Bird man: Dr Thomas Flower has discovered some interesting facts about the local drongo.
It would perhaps be wrong and unfair to assign human attributes to the fork-tailed drongo.
That said, on hearing about the foraging habits of these insectivorous birds, the temptation is to start throwing around labels like 'wily', or just downright 'sneaky'. Dr Thomas Flower, a postdoctoral research fellow from the UK now based with UCT's Percy FitzPatrick Institute of African Ornithology, has been tracking the drongos for years, so it's no surprise that he has a few choice descriptives of his own.
But name-calling aside, Flower is also enthralled by the birds, specifically the ones found in the South African Kalahari.
Like many other animals, the drongo sometimes steals food from other animals, a practice known as kleptoparasitism. In a series of papers, including a recent one in the Journal of Animal Ecology, Flower has described how the drongo has elevated kleptoparasitism to an art form.
It's not that they're full-time kleptoparasites, he's found. It's a seasonal thing, he explains in the Animal Ecology paper, stealing food mostly in the winter to complement their staple diet of flies, whose numbers drop in the cold season. At such times, the rewards from stealing are just much greater than foraging, Flower explains.

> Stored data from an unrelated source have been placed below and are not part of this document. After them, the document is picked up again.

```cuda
template <bool BF16>
__global__ void dib_enc_pack_weights_kernel(const float* __restrict__ params, const long long* __restrict__ w0_off,
                                            const long long* __restrict__ b0_off, const long long* __restrict__ w1_off,
                                            const long long* __restrict__ b1_off, const long long* __restrict__ w2_off,
                                            const long long* __restrict__ b2_off, const int* __restrict__ fdim, int nfreq,
                                            float logvar_offset, uint16_t* __restrict__ out, float* __restrict__ zero, long long zero_n) {
  const int f = blockIdx.y;
  int i = blockIdx.x * blockDim.x + threadIdx.x;
  {
    const long long z = ((long long)f * gridDim.x + blockIdx.x) * blockDim.x + threadIdx.x;
    if (z < zero_n) zero[z] = 0.f;
  }
  if (i >= kPackElems) return;
  const int idx = i, w_in = fdim[f] * nfreq;
  float v;
  if (i < kW0Elems) {
    const int k = i / HID, n = i - k * HID;
    v = k < w_in ? params[w0_off[f] + (long long)k * HID + n] : (k == w_in ? params[b0_off[f] + n] : 0.f);
  } else if ((i -= kW0Elems) < kW1Elems) {
    v = params[w1_off[f] + i];
  } else if ((i -= kW1Elems) < kW2Elems) {
    v = params[w2_off[f] + i];
  } else if ((i -= kW2Elems) < kB1Elems) {
    const int k = i / HID, n = i - k * HID;
    v = k == w_in ? params[b1_off[f] + n] : 0.f;
  } else {
    i -= kB1Elems;
    const int k = i / EO, n = i - k * EO;
    v = k == w_in ? params[b2_off[f] + n] + (n >= EO / 2 ? logvar_offset : 0.f) : 0.f;
  }
  out[(long long)f * kPackElems + idx] = (uint16_t)(pack2<BF16>(v, 0.f) & 0xffffu);
}

typedef CUresult (*EncodeTiledFn)(CUtensorMap*, CUtensorMapDataType, cuuint32_t, void*, const cuuint64_t*,
                                  const cuuint64_t*, const cuuint32_t*, const cuuint32_t*, CUtensorMapInterleave,
                                  CUtensorMapSwizzle, CUtensorMapL2promotion, CUtensorMapFloatOOBfill);
EncodeTiledFn encode_fn2() {
  static EncodeTiledFn fn = nullptr;
  if (!fn) {
    void* p = nullptr;
    cudaDriverEntryPointQueryResult q;
    if (cudaGetDriverEntryPoint("cuTensorMapEncodeTiled", &p, cudaEnableDefault, &q) == cudaSuccess &&
        q == cudaDriverEntryPointSuccess)
      fn = reinterpret_cast<EncodeTiledFn>(p);
// ... 106 lines not shown
```

### distributed-information-bottleneck.github.io_b200/csrc/dib_sm90.cuh

```cuda
#pragma once
#include <cuda_runtime.h>
#include <stdint.h>

namespace sm90 {

__device__ __forceinline__ uint32_t smem_u32(const void* p) { return (uint32_t)__cvta_generic_to_shared(p); }

__device__ __forceinline__ void mbar_init(uint32_t bar, uint32_t count) {
  asm volatile("mbarrier.init.shared::cta.b64 [%0], %1;" ::"r"(bar), "r"(count) : "memory");
}
__device__ __forceinline__ void fence_barrier_init() {
  asm volatile("fence.mbarrier_init.release.cluster;" ::: "memory");
}
__device__ __forceinline__ void mbar_expect_tx(uint32_t bar, uint32_t bytes) {
  asm volatile("mbarrier.arrive.expect_tx.shared::cta.b64 _, [%0], %1;" ::"r"(bar), "r"(bytes) : "memory");
}
__device__ __forceinline__ void mbar_arrive(uint32_t bar) {
  asm volatile("mbarrier.arrive.shared::cta.b64 _, [%0];" ::"r"(bar) : "memory");
}
__device__ __forceinline__ bool mbar_try_wait(uint32_t bar, uint32_t parity) {
  uint32_t ok;
  asm volatile(
      "{\n\t.reg .pred p;\n\t"
      "mbarrier.try_wait.parity.shared::cta.b64 p, [%1], %2;\n\t"
      "selp.u32 %0, 1, 0, p;\n\t}"
      : "=r"(ok) : "r"(bar), "r"(parity) : "memory");
  return ok != 0;
}
__device__ __forceinline__ void mbar_wait(uint32_t bar, uint32_t parity) {
  while (!mbar_try_wait(bar, parity)) {}
}

__device__ __forceinline__ void named_bar_sync(uint32_t id, uint32_t count) {
  asm volatile("bar.sync %0, %1;" ::"r"(id), "r"(count) : "memory");
}

__device__ __forceinline__ void tma_prefetch_desc(const void* map) {
  asm volatile("prefetch.tensormap [%0];" ::"l"(map) : "memory");
}
__device__ __forceinline__ void tma_load_2d(uint32_t dst, const void* map, uint32_t bar, int c0, int c1) {
  asm volatile(
      "cp.async.bulk.tensor.2d.shared::cluster.global.tile.mbarrier::complete_tx::bytes [%0], [%1, {%3, %4}], [%2];"
      ::"r"(dst), "l"(map), "r"(bar), "r"(c0), "r"(c1) : "memory");
}
__device__ __forceinline__ void tma_load_3d(uint32_t dst, const void* map, uint32_t bar, int c0, int c1, int c2) {
  asm volatile(
      "cp.async.bulk.tensor.3d.shared::cluster.global.tile.mbarrier::complete_tx::bytes [%0], [%1, {%3, %4, %5}], [%2];"
      ::"r"(dst), "l"(map), "r"(bar), "r"(c0), "r"(c1), "r"(c2) : "memory");
}
__device__ __forceinline__ void tma_store_2d(const void* map, uint32_t src, int c0, int c1) {
  asm volatile("cp.async.bulk.tensor.2d.global.shared::cta.bulk_group [%0, {%2, %3}], [%1];"
               ::"l"(map), "r"(src), "r"(c0), "r"(c1) : "memory");
}
__device__ __forceinline__ void bulk_commit() { asm volatile("cp.async.bulk.commit_group;" ::: "memory"); }
template <int N>
__device__ __forceinline__ void bulk_wait_read() { asm volatile("cp.async.bulk.wait_group.read %0;" ::"n"(N) : "memory"); }
__device__ __forceinline__ void bulk_wait_all() { asm volatile("cp.async.bulk.wait_group 0;" ::: "memory"); }
__device__ __forceinline__ void cp_async_4(uint32_t dst, const void* src) {
  asm volatile("cp.async.ca.shared.global [%0], [%1], 4;" ::"r"(dst), "l"(src) : "memory");
}
__device__ __forceinline__ void cp_async_commit() { asm volatile("cp.async.commit_group;" ::: "memory"); }
__device__ __forceinline__ void cp_async_wait_all() { asm volatile("cp.async.wait_group 0;" ::: "memory"); }

__device__ __forceinline__ void fence_proxy_async_smem() {
  asm volatile("fence.proxy.async.shared::cta;" ::: "memory");
}

__device__ __forceinline__ void wgmma_fence() { asm volatile("wgmma.fence.sync.aligned;" ::: "memory"); }
__device__ __forceinline__ void wgmma_commit() { asm volatile("wgmma.commit_group.sync.aligned;" ::: "memory"); }
template <int N>
__device__ __forceinline__ void wgmma_wait() { asm volatile("wgmma.wait_group.sync.aligned %0;" ::"n"(N) : "memory"); }
template <int N>
__device__ __forceinline__ void wgmma_fence_regs(float (&d)[N]) {
#pragma unroll
  for (int i = 0; i < N; ++i) asm volatile("" : "+f"(d[i])::"memory");
}

constexpr uint32_t kLayoutSw128 = 1, kLayoutNone = 0;
__device__ __forceinline__ uint64_t gmma_desc(uint32_t smem_addr, uint32_t lbo_bytes, uint32_t sbo_bytes,
                                              uint32_t layout_type = kLayoutSw128) {
  uint64_t d = 0;
  d |= (uint64_t)((smem_addr & 0x3FFFF) >> 4);
  d |= (uint64_t)((lbo_bytes >> 4) & 0x3FFF) << 16;
  d |= (uint64_t)((sbo_bytes >> 4) & 0x3FFF) << 32;
  d |= (uint64_t)layout_type << 62;
  return d;
}

template <bool BF16, int TA, int TB>
__device__ __forceinline__ void wgmma_m64n16k16(float (&d)[8], uint64_t da, uint64_t db, uint32_t accumulate) {
  if constexpr (BF16) {
    asm volatile(
        "{\n\t.reg .pred p;\n\tsetp.ne.b32 p, %10, 0;\n\t"
        "wgmma.mma_async.sync.aligned.m64n16k16.f32.bf16.bf16 {%0, %1, %2, %3, %4, %5, %6, %7}, %8, %9, p, 1, 1, %11, %12;\n\t}"
        : "+f"(d[0]), "+f"(d[1]), "+f"(d[2]), "+f"(d[3]), "+f"(d[4]), "+f"(d[5]), "+f"(d[6]), "+f"(d[7])
        : "l"(da), "l"(db), "r"(accumulate), "n"(TA), "n"(TB)
        : "memory");
  } else {
    asm volatile(
        "{\n\t.reg .pred p;\n\tsetp.ne.b32 p, %10, 0;\n\t"
        "wgmma.mma_async.sync.aligned.m64n16k16.f32.f16.f16 {%0, %1, %2, %3, %4, %5, %6, %7}, %8, %9, p, 1, 1, %11, %12;\n\t}"
        : "+f"(d[0]), "+f"(d[1]), "+f"(d[2]), "+f"(d[3]), "+f"(d[4]), "+f"(d[5]), "+f"(d[6]), "+f"(d[7])
        : "l"(da), "l"(db), "r"(accumulate), "n"(TA), "n"(TB)
        : "memory");
  }
}

template <bool BF16, int TA, int TB>
__device__ __forceinline__ void wgmma_m64n64k16(float (&d)[32], uint64_t da, uint64_t db, uint32_t accumulate) {
  if constexpr (BF16) {
    asm volatile(
        "{\n\t.reg .pred p;\n\tsetp.ne.b32 p, %34, 0;\n\t"
        "wgmma.mma_async.sync.aligned.m64n64k16.f32.bf16.bf16 {%0, %1, %2, %3, %4, %5, %6, %7, %8, %9, %10, %11, %12, %13, %14, %15, %16, %17, %18, %19, %20, %21, %22, %23, %24, %25, %26, %27, %28, %29, %30, %31}, %32, %33, p, 1, 1, %35, %36;\n\t}"
        : "+f"(d[0]), "+f"(d[1]), "+f"(d[2]), "+f"(d[3]), "+f"(d[4]), "+f"(d[5]), "+f"(d[6]), "+f"(d[7]), "+f"(d[8]), "+f"(d[9]), "+f"(d[10]), "+f"(d[11]), "+f"(d[12]), "+f"(d[13]), "+f"(d[14]), "+f"(d[15]), "+f"(d[16]), "+f"(d[17]), "+f"(d[18]), "+f"(d[19]), "+f"(d[20]), "+f"(d[21]), "+f"(d[22]), "+f"(d[23]), "+f"(d[24]), "+f"(d[25]), "+f"(d[26]), "+f"(d[27]), "+f"(d[28]), "+f"(d[29]), "+f"(d[30]), "+f"(d[31])
        : "l"(da), "l"(db), "r"(accumulate), "n"(TA), "n"(TB)
        : "memory");
  } else {
// ... 105 lines not shown
```

Baseline: 60.90 million.

## Replace CTA-wide syncs with split arrive/wait barriers and register-sourced wgmma

Swaps the __syncthreads-based publishes between the two warpgroups for paired named-barrier arrive/wait events, so each warpgroup only waits for its peer's tile right before reading it. Activations and gradients are kept in register fragments and fed to register-sourced (RS) wgmma for the forward layers and the output dgrad, with the shared tiles still written for the transposed weight-gradient GEMMs. Tile addressing is precomputed per thread, with an opaque helper that stops the compiler re-deriving it. This aims to cut barrier stalls and shared-memory round trips, but adds register pressure and more intricate barrier ordering that could hide races.

```diff
diff --git a/distributed-information-bottleneck.github.io_b200/csrc/dib_enc_fused.cu b/distributed-information-bottleneck.github.io_b200/csrc/dib_enc_fused.cu
--- a/distributed-information-bottleneck.github.io_b200/csrc/dib_enc_fused.cu
+++ b/distributed-information-bottleneck.github.io_b200/csrc/dib_enc_fused.cu
@@ -88,11 +88,6 @@
   return v;
 }
 
-__device__ __forceinline__ uint32_t tile_chunk_addr(uint32_t tile, int r, int col) {
-  const int panel = col >> 6, c = (col & 63) >> 3;
-  return tile + panel * kPanel + r * 128 + ((c ^ (r & 7)) << 4);
-}
-
 struct Frag {
   int rb, q;
 };
@@ -101,17 +96,19 @@
   return Frag{64 * wg + 16 * wq + (lane >> 2), lane & 3};
 }
 
-template <bool BF16, bool RELU, int N>
-__device__ __forceinline__ void frag_to_tile(const float (&d)[N / 2], uint32_t tile, Frag fr, int act, float alpha) {
-#pragma unroll
-  for (int j = 0; j < N / 8; ++j) {
-#pragma unroll
-    for (int h = 0; h < 2; ++h) {
-      const float v0 = d[4 * j + 2 * h], v1 = d[4 * j + 2 * h + 1];
-      const uint32_t w = RELU ? pack2_relu<BF16>(v0, v1) : pack2<BF16>(dib_act16(act, v0, alpha), dib_act16(act, v1, alpha));
-      st_shared_b32(tile_chunk_addr(tile, fr.rb + 8 * h, 8 * j) + 4 * fr.q, w);
-    }
-  }
+__device__ __forceinline__ uint32_t opaque(uint32_t v) {
+  asm volatile("" : "+r"(v));
+  return v;
+}
+
+struct FragWords {
+  uint32_t base, sw;
+};
+__device__ __forceinline__ FragWords frag_words(uint32_t tile, Frag fr) {
+  return FragWords{opaque(tile + fr.rb * 128 + 4 * fr.q), opaque((fr.rb & 7) << 4)};
+}
+__device__ __forceinline__ uint32_t frag_word_addr(FragWords fw, int j, int h) {
+  return fw.base + (j >> 3) * kPanel + h * 1024 + (((j & 7) << 4) ^ fw.sw);
 }
 
 template <bool BF16, bool RELU, int N>
@@ -123,6 +120,16 @@
       const float v0 = d[4 * j + 2 * h], v1 = d[4 * j + 2 * h + 1];
       a[2 * j + h] = RELU ? pack2_relu<BF16>(v0, v1) : pack2<BF16>(dib_act16(act, v0, alpha), dib_act16(act, v1, alpha));
     }
+  }
+}
+
+template <int N>
+__device__ __forceinline__ void a_to_tile(const uint32_t (&a)[N / 4], uint32_t tile, Frag fr) {
+  const FragWords fw = frag_words(tile, fr);
+#pragma unroll
+  for (int j = 0; j < N / 8; ++j) {
+#pragma unroll
+    for (int h = 0; h < 2; ++h) st_shared_b32(frag_word_addr(fw, j, h), a[2 * j + h]);
   }
 }
 
@@ -140,24 +147,22 @@
 }
 
 template <bool BF16, bool RELU>
-__device__ __forceinline__ void frag_dgrad_to_tile(const float (&d)[64], uint32_t htile, uint32_t dtile, Frag fr, int act,
-                                                   float alpha) {
+__device__ __forceinline__ void frag_dgrad_to_a(const float (&d)[64], uint32_t htile, uint32_t (&a)[32], Frag fr, int act,
+                                                float alpha) {
+  const FragWords fw = frag_words(htile, fr);
 #pragma unroll
   for (int j = 0; j < 16; ++j) {
 #pragma unroll
     for (int h = 0; h < 2; ++h) {
-      const uint32_t off = tile_chunk_addr(0u, fr.rb + 8 * h, 8 * j) + 4 * fr.q;
-      const uint32_t hv = ld_shared_b32(htile + off);
+      const uint32_t hv = ld_shared_b32(frag_word_addr(fw, j, h));
       const float g0 = d[4 * j + 2 * h], g1 = d[4 * j + 2 * h + 1];
-      uint32_t o;
       if constexpr (RELU) {
-        o = relu_gate2<BF16>(pack2<BF16>(g0, g1), hv);
+        a[2 * j + h] = relu_gate2<BF16>(pack2<BF16>(g0, g1), hv);
       } else {
         float h0, h1;
         unpack2<BF16>(hv, h0, h1);
-        o = pack2<BF16>(g0 * dib_act_grad(act, h0, alpha), g1 * dib_act_grad(act, h1, alpha));
-      }
-      st_shared_b32(dtile + off, o);
+        a[2 * j + h] = pack2<BF16>(g0 * dib_act_grad(act, h0, alpha), g1 * dib_act_grad(act, h1, alpha));
+      }
     }
   }
 }
@@ -273,20 +278,6 @@
   wgmma_m64n128k16<BF16, 0, 1>(d, desc_a0_as_a(a0, wg), gmma_desc(sb + kOffW0, K0 * 128, 1024), 0u);
 }
 template <bool BF16>
-__device__ __forceinline__ void mma_layer1(float (&d)[64], uint32_t sb, uint32_t h1, uint32_t a0, int wg) {
-  wgmma_m64n128k16<BF16, 0, 1>(d, desc_a0_as_a(a0, wg), gmma_desc(sb + kOffBb1, K0 * 128, 1024), 0u);
-#pragma unroll
-  for (int kk = 0; kk < HID / 16; ++kk)
-    wgmma_m64n128k16<BF16, 0, 1>(d, desc_act_as_a(h1, wg, kk), gmma_desc(sb + kOffW1 + kk * 2048, kPanel, 1024), 1u);
-}
-template <bool BF16>
-__device__ __forceinline__ void mma_layer2(float (&d)[32], uint32_t sb, uint32_t h2, uint32_t a0, int wg) {
-  wgmma_m64n64k16<BF16, 0, 1>(d, desc_a0_as_a(a0, wg), gmma_desc(sb + kOffBb2, K0 * 128, 1024), 0u);
-#pragma unroll
-  for (int kk = 0; kk < HID / 16; ++kk)
-    wgmma_m64n64k16<BF16, 0, 1>(d, desc_act_as_a(h2, wg, kk), gmma_desc(sb + kOffW2 + kk * 2048, kPanel, 1024), 1u);
-}
-template <bool BF16>
 __device__ __forceinline__ void mma_layer1_rs(float (&d)[64], uint32_t sb, const uint32_t (&h1)[32], uint32_t a0, int wg) {
   wgmma_m64n128k16<BF16, 0, 1>(d, desc_a0_as_a(a0, wg), gmma_desc(sb + kOffBb1, K0 * 128, 1024), 0u);
 #pragma unroll
@@ -309,10 +300,12 @@
   fence_proxy_async_smem();
   named_bar_sync(1 + wg, 128);
 }
-__device__ __forceinline__ void cta_publish() {
+constexpr uint32_t kEvL0 = 3, kEvDO = 5, kEvDZ2 = 7, kEvDW2 = 9, kEvDZ1 = 11;
+__device__ __forceinline__ void xwg_arrive(uint32_t e, int wg) {
   fence_proxy_async_smem();
-  __syncthreads();
-}
+  named_bar_arrive(e + wg, 256);
+}
+__device__ __forceinline__ void xwg_wait(uint32_t e, int wg) { named_bar_sync(e + (wg ^ 1), 256); }
 
 struct Sched { int f_first, f_step, slot, nslots; };
 __device__ __forceinline__ Sched sched_of(int c, int G, int F) {
@@ -450,7 +443,6 @@
   const uint32_t h1 = sb + kOffH1, h2 = sb + kOffH2, dO = sb + kOffDO, dz2 = sb + kOffDZ2, gbuf = sb + kOffG;
   const uint32_t xs = sb + kOffX + tid * 16;
   const float* xslot = reinterpret_cast<const float*>(sg + kOffX + tid * 16);
-  const uint32_t* gsm = reinterpret_cast<const uint32_t*>(sg + kOffG);
   const float S = Q.gscale, invS = 1.f / Q.gscale;
 
   if (tid == 0) {
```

Sneak attack: The drongo has become a master at conning other animals out of their food.
What's really impressive is how drongos go about their stealing, says Flower. The first of their two MOs - which they split nearly 50/50, according to his count - is straightforward: brute force. This is when the drongos, small birds by any measure and really no bigger than a swallow, simply attack other animals handling food, screeching, grabbing and pecking away at other birds. The genteelly-named sociable weaver commonly falls prey, for example.
But they're not just bullies - they don't pick on smaller birds only. Drongos are not afraid to attack birds of prey, like hawks. They're very acrobatic, says Flower - "insanely good fliers".)
It's when they have to contend with larger creatures who may put up more of a fight, like the meerkat, or larger birds like the pied babbler - two marks of choice - that the drongos get really clever.
In the wild, explains Flower, animals rely on the calls of other animals to alert them to any predators, especially during feeding times. The drongo has learnt to exploit that predicament, using false alarm calls to dupe animals into abandoning meals that they can then pounce on.
And when the animals get wise to their trickery, the drongos show that they're no one-trick ponies. Renowned as mimics, they resort to impersonating the calls of other animals, using the call of a pied babbler to mislead other pied babblers, for example. And when the babbler (say) cottons on to to the deception, the drongos will adopt another animal's call - even mammals like the meerkat - to the same good effect.
"They can just keep one step ahead of the game," says Flower.
There's much more Flower wants to learn about the drongos' kleptoparasitism. Such as, is it innate or learned? And is it passed on from community to community or, as an evolutionary advantage, from generation to generation? And does it have anything to do with the size of their brains, relatively big for such a tiny bird? And how - if at all - are they able to sense other animals' states of mind, understanding when to change their calls?
The answers could shed light on some big questions about the evolution and minds of birds and animals. For now, however, one thing's for sure - whatever names one chooses to call the drongo, 'bird-brained' would not be one of them.